Film du mois

Josep

Josep

de Aurel

Avec
Sergi López
Gérard Hernandez
Bruno Solo

Genre : Animation,

Nationalité : France

Année de sortie : 2020

Durée : 01h20

Version : Couleur

Josep met en lumière une page un peu oubliée de notre histoire, celle de la Retirada, quand 500 000 républicains espagnols fuyant la dictature, après la prise, en février 1939, de Barcelone par les phalangistes franquistes, traversèrent les Pyrénées, espérant trouver refuge en France. Mais pour tout accueil ils furent parqués, dans des conditions indignes et sous surveillance policière, dans des camps, notamment à Argelès et à Rivesaltes. Parmi ces réfugiés se trouvait Josep Bartoli, dessinateur de presse. C'est son histoire, vraie, que retrace ce premier long métrage d'Aurel, lui-même dessinateur de presse pour Le Canard enchaîné ou Le Monde.

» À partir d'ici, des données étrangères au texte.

@@ -485,20 +663,50 @@
     return 0;
 }
 
-size_t strassen_scratch_doubles(int m, int n, int k, int lower)
+namespace {
+Plan2Cfg cfg2_of(long smin, long kslab, long smin2, long kslab2, size_t scratch_doubles)
+{
+    Plan2Cfg c = default_cfg2();
+    if (smin >= 0) c.in.smin = std::max(128L, smin);
+    if (kslab >= 0) c.in.kslab = std::max(32L, kslab);
+    if (smin2 >= 0) c.smin2 = std::max(256L, smin2);
+    if (kslab2 >= 0) c.kslab2 = std::max(64L, kslab2);
+    c.scratch = scratch_doubles;
+    return c;
+}
+}
+
+int strassen_outer_plan(int m, int n, int k, int lower, long smin, long kslab, long smin2, long kslab2, size_t scratch_doubles,
+                   std::vector<long long> &out)
+{
+    if (m < 0 || n < 0 || k < 0 || (lower && m != n)) { set_error("strassen_outer_plan: bad extents"); return SGPR_E_ARG; }
+    const Plan2Cfg c = cfg2_of(smin, kslab, smin2, kslab2, scratch_doubles);
+    out.clear();
+    if (lower) plan2_syrk(n, k, 0, c, out);
+    else       plan2_gemm(m, n, k, 0, 0, 0, 0, c, out);
+    return 0;
+}
+
+size_t strassen_scratch_doubles(int m, int n, int k, int lower, int levels)
 {
     std::vector<long long> plan;
-    if (!strassen_on() || strassen_plan(m, n, k, lower, -1, -1, ~(size_t)0, plan)) return 0;
+    if (!strassen_on()) return 0;
+    if (levels >= 2 && strassen_levels() >= 2) {
+        if (strassen_outer_plan(m, n, k, lower, -1, -1, -1, -1, ~(size_t)0, plan)) return 0;
+        return plan2_need(plan, default_cfg2()).total();
+    }
+    if (strassen_plan(m, n, k, lower, -1, -1, ~(size_t)0, plan)) return 0;
     return plan_need(plan);
 }
 
-void strassen_reserve(size_t doubles, hipStream_t st)
+void strassen_reserve(size_t both, size_t one, hipStream_t st)
 {
     const int dev = device_of(st);
-    if (!doubles || dev < 0 || !strassen_on()) return;
+    if (dev < 0 || !strassen_on()) return;
     Scratch &s = g_scratch[dev];
     std::lock_guard<std::mutex> lock(s.mu);
-    (void)scratch_ensure(s, doubles);
+    if (both > one && !outer_noscratch() && scratch_ensure(s, both)) return;
+    if (one) (void)scratch_ensure(s, one);
 }
 
 int strassen_trim()
@@ -520,11 +728,32 @@
     if (std::min(m, n) / 2 < default_cfg().smin || !strassen_on() || !aligned || beta != 1.0 || (lower && m != n))
         return gemm_nt(m, n, k, alpha, A, lda, B, ldb, beta, C, ldc, lower, 0, st);
     std::vector<long long> plan;
-    int rc = strassen_plan(m, n, k, lower, -1, -1, ~(size_t)0, plan);
+    int rc = 0;
+    const int dev = device_of(st);
+    auto enqueue = [&](Scratch &s, auto &&run) {
+        if (!s.ev) SGPR_HIP(hipEventCreateWithFlags(&s.ev, hipEventDisableTiming));
+        if (s.used && s.last != st) SGPR_HIP(hipStreamWaitEvent(st, s.ev, 0));
+        const int r = run();
+        SGPR_HIP(hipEventRecord(s.ev, st));
+        s.last = st;
+        s.used = true;
+        return r;
+    };
+    const Plan2Cfg c2 = default_cfg2();
+    if (strassen_levels() >= 2 && dev >= 0 && !outer_noscratch() && std::min(lower ? m / 2 : m, lower ? n / 2 : n) / 2 >= c2.smin2) {
+        if ((rc = strassen_outer_plan(m, n, k, lower, -1, -1, -1, -1, ~(size_t)0, plan))) return rc;
+        const Need2 nd = plan2_need(plan, c2);
+        if (nd.v[2] + nd.v[3]) {
+            Scratch &s = g_scratch[dev];
+            std::lock_guard<std::mutex> lock(s.mu);
+            if (scratch_ensure(s, nd.total()))
+                return enqueue(s, [&] { return run_plan2(plan, c2, nd, alpha, A, lda, B, ldb, beta, C, ldc, s.p, st); });
+        }
+    }
+    rc = strassen_plan(m, n, k, lower, -1, -1, ~(size_t)0, plan);
     if (rc) return rc;
     const size_t need = plan_need(plan);
     if (!need) return run_plan(plan, alpha, A, lda, B, ldb, beta, C, ldc, nullptr, nullptr, st);
-    const int dev = device_of(st);
     if (dev < 0) return gemm_nt(m, n, k, alpha, A, lda, B, ldb, beta, C, ldc, lower, 0, st);
     Scratch &s = g_scratch[dev];
     std::lock_guard<std::mutex> lock(s.mu);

Dans le camp Josep continue de dessiner sur tout ce qu'il trouve, tout en espérant retrouver sa compagne, Maria Valdès, qui a disparu pendant l'exode. Il se lie aussi avec Serge, un des gardiens (et un des rares doués d'humanité). C'est ce même Serge, alité et très âgé, qui raconte son histoire à son petit-fils adolescent, Valentin, intrigué par un dessin accroché sur le mur de la chambre de son grand-père.

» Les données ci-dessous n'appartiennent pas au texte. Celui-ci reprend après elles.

# Sicco123/YieldFactorModels.jl

Hardware: AMD Instinct MI355X
Metric: Kalman loglik evals/sec (DNS, T=600, N=30) (higher is better)
Workload: dtype f64

## Files before the change

### yieldfactormodels.jl_amd/csrc/yfm_fixedz.hpp

```cpp
#pragma once
#pragma clang fp contract(off)
#include "yfm_device.hpp"

namespace yfm {

template <int M>
__device__ __forceinline__ double collapsed_cov(const double (&R)[M][M], const double (&Pm)[M][M], LDLT<M>& f,
                                                double (&Pf)[M][M]) {
  double S[M][M];
#pragma unroll
  for (int i = 0; i < M; ++i)
#pragma unroll
    for (int j = 0; j <= i; ++j) S[i][j] = Pm[i][j] + R[i][j];
  const double det = f.factor(S);
#pragma unroll
  for (int j = 0; j < M; ++j) {
    double xj[M];
#pragma unroll
    for (int i = 0; i < M; ++i) xj[i] = R[i][j];
    f.solve(xj);
#pragma unroll
    for (int i = 0; i <= j; ++i) {
      double s = 0.0;
#pragma unroll
// ... 433 lines not shown
    last_q = upd ? q : __builtin_nan("");
    if (acc) {
      if (STEADY && was_frozen) {
        count_frozen(det);
      } else {
        ld.mul(det);
        neg = neg || (det < 0.0);
      }
      sumq += last_q;
    }
  }

  __device__ __forceinline__ void record(int t, int b, int my_steps, int rec_len, double* __restrict__ rec_beta,
                                         double* __restrict__ rec_P) const {
    const int slot = t - max(0, my_steps - rec_len);
    if (t < my_steps && slot >= 0) {
      const size_t o = (size_t)b * (size_t)rec_len + slot;
#pragma unroll
      for (int i = 0; i < M; ++i) rec_beta[o * M + i] = beta[i];
      if (rec_P) {
#pragma unroll
        for (int j = 0; j < M; ++j)
#pragma unroll
          for (int i = 0; i < M; ++i) rec_P[o * M * M + j * M + i] = Pm[i][j];
      }
    }
  }

  __device__ __forceinline__ double loglik(int nobs, unsigned int* __restrict__ flags) const {
    double ll;
    if (!init_ok) {
      ll = __builtin_nan("");
      atomicAdd(&flags[0], 1u);
    } else {
      const int nterms = max(nobs - 2, 0);
      if (nterms == 0) {
        ll = 0.0;
      } else {
        const double per_term = (double)(N - M) * log(sigma2) + logdetG + (double)N * kLog2Pi;
        double lf = 0.0;
        if constexpr (STEADY) lf = fzlog + (nfz == 0 ? 0.0 : (double)nfz * log(fabs(fzdet)));
        ll = -0.5 * ((double)nterms * per_term + (ld.log_value() + lf) + sumq);
      }
      const bool fneg = STEADY && nfz != 0 && fzdet < 0.0;
      if (neg || fneg || !isfinite(ll)) {
        ll = -__builtin_inf();
        atomicAdd(&flags[1], 1u);
      }
    }
    return ll;
  }
};

}
```

### yieldfactormodels.jl_amd/csrc/yfm_internal.hpp

```cpp
#pragma once
#include "yfm_flags.hpp"
#include <hip/hip_runtime.h>

#include "../../include/yfm.h"

namespace yfm {

struct DevBuf {
  void* p = nullptr;
  size_t cap = 0;
  DevBuf() = default;
  DevBuf(const DevBuf&) = delete;
  DevBuf& operator=(const DevBuf&) = delete;
  ~DevBuf() {
    if (p) (void)hipFree(p);
  }
  hipError_t ensure(size_t bytes) {
    if (bytes <= cap) return hipSuccess;
    if (p) (void)hipFree(p);
    p = nullptr;
    cap = 0;
    hipError_t e = hipMalloc(&p, bytes);
    if (e == hipSuccess) cap = bytes;
    return e;
  }
};

struct LaunchArgs {
  const double* theta;
  int P, B, space;
  const double* panel;
  const double* raw;
  int T, N, np, ldp;
  const double* mats;
  const int* T_use;
  double* out;
  unsigned int* flags;
  unsigned int* flags_next = nullptr;
  double* rec_beta;
  double* rec_P;
  double* scratch;
  int horizon = 0;
  int rec_len = 0;
  int* defer_list = nullptr;
  int* defer_count = nullptr;
  hipStream_t stream;
};
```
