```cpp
int jmac_scatter_sum_f32(const float* src, const int64_t* index, int64_t E, int64_t d, int64_t N, float* out,
                         jmac_stream_t stream) {
    if (E < 0 || d <= 0 || N < 0) return JMAC_EINVAL;
    if (E == 0) return JMAC_OK;
    if (!src || !index || !out) return JMAC_EINVAL;
    hipLaunchKernelGGL(scatter_sum_kernel, dim3(grid_for(E * d)), dim3(256), 0, (hipStream_t)stream, src, index, E, d, N, out);
    return (int)hipGetLastError();
}

size_t jmac_scatter_softmax_workspace_bytes(int64_t N, int64_t d) {
    if (N < 0 || d < 0) return 0;
    return 2 * align_up((size_t)N * (size_t)d * 4) + 256;
}

int jmac_scatter_softmax_f32(const float* src, const int64_t* index, int64_t E, int64_t d, int64_t N, float* out, void* ws,
                             size_t ws_bytes, jmac_stream_t stream) {
    if (E < 0 || d <= 0 || N < 0) return JMAC_EINVAL;
    if (E == 0) return JMAC_OK;
    if (!src || !index || !out) return JMAC_EINVAL;
    if (!ws || ws_bytes < jmac_scatter_softmax_workspace_bytes(N, d)) return JMAC_EWORKSPACE;
    hipStream_t st = (hipStream_t)stream;
    float* mx = (float*)ws;
    float* sum = (float*)((char*)ws + align_up((size_t)N * (size_t)d * 4));
    hipLaunchKernelGGL(fill_f32_kernel, dim3(grid_for(N * d)), dim3(256), 0, st, mx, N * d, -INFINITY);
    hipLaunchKernelGGL(fill_f32_kernel, dim3(grid_for(N * d)), dim3(256), 0, st, sum, N * d, 0.f);
    hipLaunchKernelGGL(seg_max_kernel, dim3(grid_for(E * d)), dim3(256), 0, st, src, index, E, d, N, mx);
    hipLaunchKernelGGL(seg_expsum_kernel, dim3(grid_for(E * d)), dim3(256), 0, st, src, index, E, d, N, mx, sum, out);
    hipLaunchKernelGGL(seg_div_kernel, dim3(grid_for(E * d)), dim3(256), 0, st, index, E, d, N, sum, out);
    return (int)hipGetLastError();
}

const char* jmac_strerror(int rc) {
    switch (rc) {
        case JMAC_OK: return "ok";
        case JMAC_EINVAL: return "jmac: invalid argument (null pointer or negative size)";
        case JMAC_EDIM: return "jmac: unsupported dimension (need d % 4 == 0, d <= 512, ld % 4 == 0)";
        case JMAC_EWORKSPACE: return "jmac: workspace missing or too small";
        case JMAC_ERANGE: return "jmac: size exceeds int32 indexing";
        default: break;
    }
    if (rc > 0) return hipGetErrorString((hipError_t)rc);
    return "jmac: unknown error";
}

int jmac_version(void) { return 126; }

}
```

jmac_amd/losses.py:

```python
from __future__ import annotations

import torch

from ._lib import check, check_index_range, lib, ptr, require_device, stream


def _fresh(*grads) -> None:
    for g in grads:
        if g is not None:
            g._jmac_fresh_grad = True


def _rows(t: torch.Tensor) -> torch.Tensor:
    if t.dtype != torch.float32:
        raise TypeError("jmac_amd losses compute in fp32 (got %s)" % t.dtype)
    return t if t.stride(-1) == 1 and t.dim() == 2 else t.contiguous()


def _index(i: torch.Tensor, n: int, device, what: str = "index") -> torch.Tensor:
    check_index_range(i, n, what)
    if i.dim() != 1:
        i = i.reshape(-1)
    if i.dtype != torch.int64 or i.device != device:
        i = i.to(device=device, dtype=torch.int64)
# ... 177 lines not shown
    i1, i2 = _index(i1, n1, dev), _index(i2, n2, dev)
    if i1.numel() == 0 or e1.shape[1] > 512:
        out = _PairCosine.apply(e1, e2, i1, i2, off1, off2).mean()
        return out if add_to is None else out + add_to
    if add_to is not None:
        add_to = add_to.reshape(1)
    return _PairCosineMean.apply(e1, e2, i1, i2, off1, off2, add_to)


def pair_cosine_distance(e1: torch.Tensor, i1: torch.Tensor, e2: torch.Tensor, i2: torch.Tensor, win1=None,
                         win2=None) -> torch.Tensor:
    dev = e1.device
    off1, n1 = _win(e1, win1)
    off2, n2 = _win(e2, win2)
    return _PairCosine.apply(e1, e2, _index(i1, n1, dev), _index(i2, n2, dev), off1, off2)
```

Tout en nous faisant voyager de l'Espagne à la France, du Mexique (où on croise Frida Kahlo) aux États-Unis, Josep est une passionnante leçon d'histoire par le biais d'un destin exceptionnel. C'est aussi une œuvre graphiquement superbe et inventive, en insérant, par exemple, de façon très fluide les dessins de Bartoli et en jouant subtilement entre le noir et blanc et la couleur. Nouvelle preuve, s'il y en avait besoin, de la force et de la capacité du cinéma d'animation (comme dans Valse avec Bachir d’Ari Folman ou Le Voyage de Monsieur Crulic d’Anca Damian) à témoigner de sujets complexes et contemporains.

Écrit par Jean-Louis Milési, habituel complice de Robert Guédiguian, le film rend un magnifique hommage posthume à un homme qui fonda un syndicat des dessinateurs en 1936, fut commissaire politique du POUM (Parti Ouvrier d'Unification Marxiste) avant de partir aux États-Unis où il fréquenta Rothko ou Pollock, entre autres. Pour Josep Bartoli, décédé en 1995, le crayon était une arme comme en a témoigné son recueil de dessins (ceux que l'on voit dans le film) Campos de concentracion. En ces temps où l'acuité et la nécessité des dessinateurs de presse, caricaturistes et chroniqueurs de notre époque, est parfois remise en cause, l'importance du film d'Aurel ne fait aucun doute. JF

Ce film fait partie de la Sélection Officielle Cannes 2020.